Прежде чем утвердиться, представительная демократия набила себе немало шишек. Демократически настроенные авторы из лучших побуждений пытаются изображать этот путь прямым и умилительным. Вот Евгений Григорьевич Ясин, научный руководитель Высшей школы экономики, рассказывает (в своей лекции «Приживется ли у нас демократия?») о том, как заботливо учили ходить и уберегали от бед младенческую австрийскую демократию: «На пост мэра Вены в 1895 году был избран Карл Люггер, который был предтечей нацистов. Он, использовав обстоятельство введения всеобщего избирательного права, обратился к тем, кто еще не имел привычки голосовать: к крестьянам с националистическими лозунгами, к рабочим – с социалистическими лозунгами. Победил на выборах. Но, слава Богу, тогда императором был Франц-Иосиф, он аннулировал результаты выборов». То есть, по Е.Г. Ясину, старый демократ-император отечески поправил несмышленую австрийскую демократию.

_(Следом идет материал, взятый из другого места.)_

template <int KIND, bool NOISE, bool NT, bool S1, bool ACT = false>
__device__ __forceinline__ void run_body(const StepK& a, long long i0, long long lo, long long last, int run_type,
                                         const NoiseTab* tab = nullptr) {
  constexpr bool HEXA = KIND != DSIM_DEV_KIND_QUAD;
  const long long i = i0 + threadIdx.x;
  if (i >= last || i < lo) return;
  const DevType& T = a.types[run_type];
  const long long sfs = a.st.field_stride, tfs = a.tg.field_stride;
  const unsigned sl = 4u * kv_lane(a.st, threadIdx.x), tl = 4u * kv_lane(a.tg, threadIdx.x);
  float* const sb = a.st.base + kv_off(a.st, i0);
  const float* const tb = a.tg.base + kv_off(a.tg, i0);
  constexpr int NA = HEXA ? 6 : 4;
  Rigid s;
  CtrlMem<NA> m;
  Target tg;
  load_rigid<NT>(sb, sfs, sl, s);
  load_mem<NA, NT>(sb, sfs, sl, m);
  load_target<NT>(tb, tfs, tl, tg);
  V3 ext = v3(0, 0, 0);
  if (a.ext_force) ext = v3(a.ext_force[i], a.ext_force[a.n_pad + i], a.ext_force[2 * a.n_pad + i]);
  unsigned long long step_index = a.step_index;
  if (NOISE && a.step_index_dev) step_index += *a.step_index_dev;
  V3 pos_e;
  float yaw_e;
  const long long nid = NOISE ? noise_id(a, i) : -1LL;
  float act[NA];
#pragma unroll
  for (int j = 0; j < NA; ++j) act[j] = ACT ? clampf(a.action[(long long)j * a.n_pad + i], T.pmin[j], T.pmax[j]) : m.cmd[j];
  if constexpr (HEXA) {
    hexa_substeps<NOISE, false, S1, false, !S1, (NOISE && !S1 && !ACT) ? 1 : 0>(T, a, i, s, act, step_index, ext, nid, tab);
    if constexpr (KIND == DSIM_DEV_KIND_HEXA) indi_hexa<false>(T, a.dt_ctrl, s, tg, m, pos_e, yaw_e, a.fb, i);
    else indi_quad<false, 6>(T, a.dt_ctrl, s, tg, m, pos_e, yaw_e);
  } else {
    quad_substeps<NOISE ? 1 : 0, 4, false, S1 ? 1 : 0, false, -1, !S1, (NOISE && !S1 && !ACT) ? 1 : 0>(T, a, i, s, act, step_index, ext, nullptr, nid, tab);
    indi_quad<false>(T, a.dt_ctrl, s, tg, m, pos_e, yaw_e);
  }
  const unsigned so = pin_lane_offset(sl);
  float* const sb2 = (DSIM_LATE_STORE_BASE && !S1) ? const_cast<float*>(opaque_after(sb, s.pos.x)) : sb;
  store_rigid<NT>(sb2, sfs, so, s);
  store_mem<NA, NT>(sb2, sfs, so, m);
  ground_watch(T, s, a.fb.counters, i < a.n);
  if (a.bin.count && i < a.n) bin_entry<KIND != DSIM_DEV_KIND_HEXA_QUADLAW>(a.bin, s.pos.x, s.pos.y, s.pos.z, a.bin.local_offset + i);
}
template <int KIND, bool NOISE, bool NT, bool S1>
__global__ __launch_bounds__(256, KIND ? DSIM_HEXA_WAVES : DSIM_STEP_WAVES) void k_step_run(StepK a) {
  DSIM_NOISE_TAB(NOISE && !S1, 256);
  run_body<KIND, NOISE, NT, S1>(a, a.first + (long long)blockIdx.x * 256, a.lo, a.last, a.run_type, ntab);
}
template <bool NOISE, bool NT, bool S1, bool ACT>
__global__ __launch_bounds__(256, 3) void k_step_runs(StepK a, RunTab rt) {
  DSIM_RUN_OF_BLOCK(rt, ro, blockIdx.x);
  DSIM_NOISE_TAB(NOISE && !S1 && !ACT, 256);
  if (ro.hexa) run_body<DSIM_DEV_KIND_HEXA, NOISE, NT, S1, ACT>(a, ro.i0, ro.lo, ro.last, ro.type, ntab);
  else run_body<DSIM_DEV_KIND_QUAD, NOISE, NT, S1, ACT>(a, ro.i0, ro.lo, ro.last, ro.type, ntab);
}

static int step_dyn(dsim_ctx* ctx, const dsim_step_args* args, const StepK& a, hipStream_t st_) {
  const int rc = dyn_check(ctx, args, a);
  if (rc) return rc;
  if (!a.tg.base) return DSIM_E_ARG;
  ctx->prebin.valid = false;
  return dyn_launch(true, a, stream_policy(args, a.n_pad, 256.0), st_);
}

static int step_runs(dsim_ctx* ctx, int64_t n, const dsim_step_args* args, const StepCall& c, StepK& a,
                     const dsim_type_run* runs, int n_runs, hipStream_t st_) {
  const dim3 b(256);
  const bool nt = stream_policy(args, a.n_pad, 240.0);
  bool any_hexa = false;
  bin_next_prepare(ctx, n, args, &a, st_);
  for (int r = 0; r < n_runs; ++r) {
    if (!run_valid(ctx, a.n_pad, runs[r])) return DSIM_E_ARG;
    any_hexa |= ctx->h_types[runs[r].type].kind == DSIM_KIND_HEXA6DOF;
  }
  if (any_hexa) {
    const int rc = fb_open_queue(ctx, &a, st_);
    if (rc) return rc;
  }
  const bool per_run_pays = a.substeps > 1 && a.n_pad >= (1LL << 20) && !args->action;
  const bool one_launch = !c.any_quadlaw6 && !per_run_pays;
  if (n_runs <= DSIM_MAX_TYPES && (n_runs >= 2 || args->action) && one_launch) {
    RunTab rt;
    const int blocks = make_runtab(ctx, a.n_pad, runs, n_runs, &rt, &any_hexa);
    if (blocks < 0) return blocks;
    if (blocks > 0) {
      const dim3 g((unsigned)blocks);
      with_flags([&](auto N, auto NT, auto S1, auto ACT) {
        hipLaunchKernelGGL((k_step_runs<N(), NT() && !ACT(), S1(), ACT()>), g, b, 0, st_, a, rt);
      }, c.noise, nt, a.substeps == 1, args->action != nullptr);
    }
  } else {
    for (int r = 0; r < n_runs; ++r) {
      const dsim_type_run& run = runs[r];
      if (run.count == 0) continue;
      a.first = run.first & ~255LL; a.lo = run.first; a.last = run.first + run.count; a.run_type = run.type;
      const dim3 g(grid_for(a.last - a.first));
      const int kind = ctx->h_types[run.type].kind;
      with_flags([&](auto N, auto NT, auto S1) {
        if (kind == DSIM_KIND_HEXA6DOF) hipLaunchKernelGGL((k_step_run<DSIM_DEV_KIND_HEXA, N(), NT(), S1()>), g, b, 0, st_, a);
        else if (kind == DSIM_KIND_HEXA_QUADLAW) hipLaunchKernelGGL((k_step_run<DSIM_DEV_KIND_HEXA_QUADLAW, N(), false, S1()>), g, b, 0, st_, a);
        else hipLaunchKernelGGL((k_step_run<DSIM_DEV_KIND_QUAD, N(), NT(), S1()>), g, b, 0, st_, a);
      }, c.noise, nt, a.substeps == 1);
    }
  }
  if (any_hexa) fb_finish(ctx, a, st_);
  bin_next_commit(ctx, n, args, a);
  return (int)hipGetLastError();
}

Если бы! Карла Люгера (Lueger), выходца из движения «Antikorruptionisten» («Борцы с коррупцией»), избирали бургомистром Вены три раза подряд, «но император, считавший его демагогом и, может быть даже демократом(!), отказывал ему в утверждении. Наконец, после его аудиенции у императора, состоялся компромисс: подставным(!) бургомистром был утвержден его сторонник Штробах, а Люгер – вице-бургомистром. В 1897 г. Люгер был избран и утвержден бургомистром»21. Многократно затем переизбираясь, он занимал этот пост до самой смерти в 1910 году, «пользуясь широкой популярностью среди антисемитов и горячей поддержкой двора, который с ним совершенно примирился».